[Opening PROVIDED INFORMATION section]

@@ -772,16 +838,29 @@
     __builtin_amdgcn_s_setprio(0);
     __builtin_amdgcn_s_barrier();
   };
-  for (int T = kt_begin; T < kt_end; T += 2) {
-    k_tile(T, std::integral_constant<int, 0>{});
-    if (T + 1 < kt_end) k_tile(T + 1, std::integral_constant<int, 1>{});
+  int T0 = kt_begin;
+  if constexpr (PERSIST) {
+    k_tile(T0, std::integral_constant<int, 0>{}, std::true_type{});
+    if (T0 + 1 < kt_end) k_tile(T0 + 1, std::integral_constant<int, 1>{}, std::false_type{});
+    T0 += 2;
+  }
+  for (int T = T0; T < kt_end; T += 2) {
+    k_tile(T, std::integral_constant<int, 0>{}, std::false_type{});
+    if (T + 1 < kt_end) k_tile(T + 1, std::integral_constant<int, 1>{}, std::false_type{});
   }
   } else {
   static_assert(WN == 128, "tile widths: 256, and 128 for a narrow last tile column");
-  issue(kt_begin, 0, 0); issue(kt_begin, 1, 0); issue(kt_begin, 3, 0);
-  issue(kt_begin + 1, 0, 1); issue(kt_begin + 1, 1, 1);
-  VDS_WAIT_VM(6);
-  __builtin_amdgcn_s_barrier();
+  if (!PERSIST || first) {
+    issue(kt_begin, 0, 0); issue(kt_begin, 1, 0); issue(kt_begin, 3, 0);
+    issue(kt_begin + 1, 0, 1); issue(kt_begin + 1, 1, 1);
+    VDS_WAIT_VM(6);
+    __builtin_amdgcn_s_barrier();
+  } else {
+    VDS_WAIT_LGKM0();
+    wait_vm_plus<2>(carry);
+    __builtin_amdgcn_s_barrier();
+    issue(kt_begin + 1, 0, 1); issue(kt_begin + 1, 1, 1);
+  }
   if (wr == 1) __builtin_amdgcn_s_barrier();
   frag_t fa[4][KS], fb0[2][KS];
   auto quad = [&](int qa) {
@@ -792,14 +871,15 @@
 #pragma unroll
         for (int j = 0; j < 2; ++j) acc[qa * 4 + i][j] = mma(fa[i][ks], fb0[j][ks], acc[qa * 4 + i][j]);
   };
-  auto k_tile = [&](int T, auto PAR) {
+  auto k_tile = [&](int T, auto PAR, auto HEAD) {
     constexpr int par = decltype(PAR)::value;
     const char* buf = ring + par * BUF;
     read_a4(buf + SLOT_A0, fa);
     read_b2(buf + SLOT_B0, fb0);
     issue(T + 1, 3, par ^ 1);
     VDS_WAIT_LGKM0();
-    VDS_WAIT_VM(6);
+    if constexpr (decltype(HEAD)::value) wait_vm_plus<6>(carry);
+    else VDS_WAIT_VM(6);
     __builtin_amdgcn_s_barrier();
     __builtin_amdgcn_s_setprio(1);
     quad(0);
@@ -816,26 +896,71 @@
     __builtin_amdgcn_s_setprio(0);
     __builtin_amdgcn_s_barrier();
   };
-  for (int T = kt_begin; T < kt_end; T += 2) {
-    k_tile(T, std::integral_constant<int, 0>{});
-    if (T + 1 < kt_end) k_tile(T + 1, std::integral_constant<int, 1>{});
-  }
-  }
-  constexpr int NIT = 8;
+  int T0 = kt_begin;
+  if constexpr (PERSIST) {
+    k_tile(T0, std::integral_constant<int, 0>{}, std::true_type{});
+    if (T0 + 1 < kt_end) k_tile(T0 + 1, std::integral_constant<int, 1>{}, std::false_type{});
+    T0 += 2;
+  }
+  for (int T = T0; T < kt_end; T += 2) {
+    k_tile(T, std::integral_constant<int, 0>{}, std::false_type{});
+    if (T + 1 < kt_end) k_tile(T + 1, std::integral_constant<int, 1>{}, std::false_type{});
+  }
+  }
+  constexpr int NIT = PERSIST ? 4 : 8;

[Closing PROVIDED INFORMATION section]

# TASK TO COMPLETE
Using the records given above, list every line that includes the word "HEAD".

# YOUR RESPONSE
+  auto k_tile = [&](int T, auto PAR, auto HEAD) {
+    if constexpr (decltype(HEAD)::value) wait_vm_plus<6>(carry);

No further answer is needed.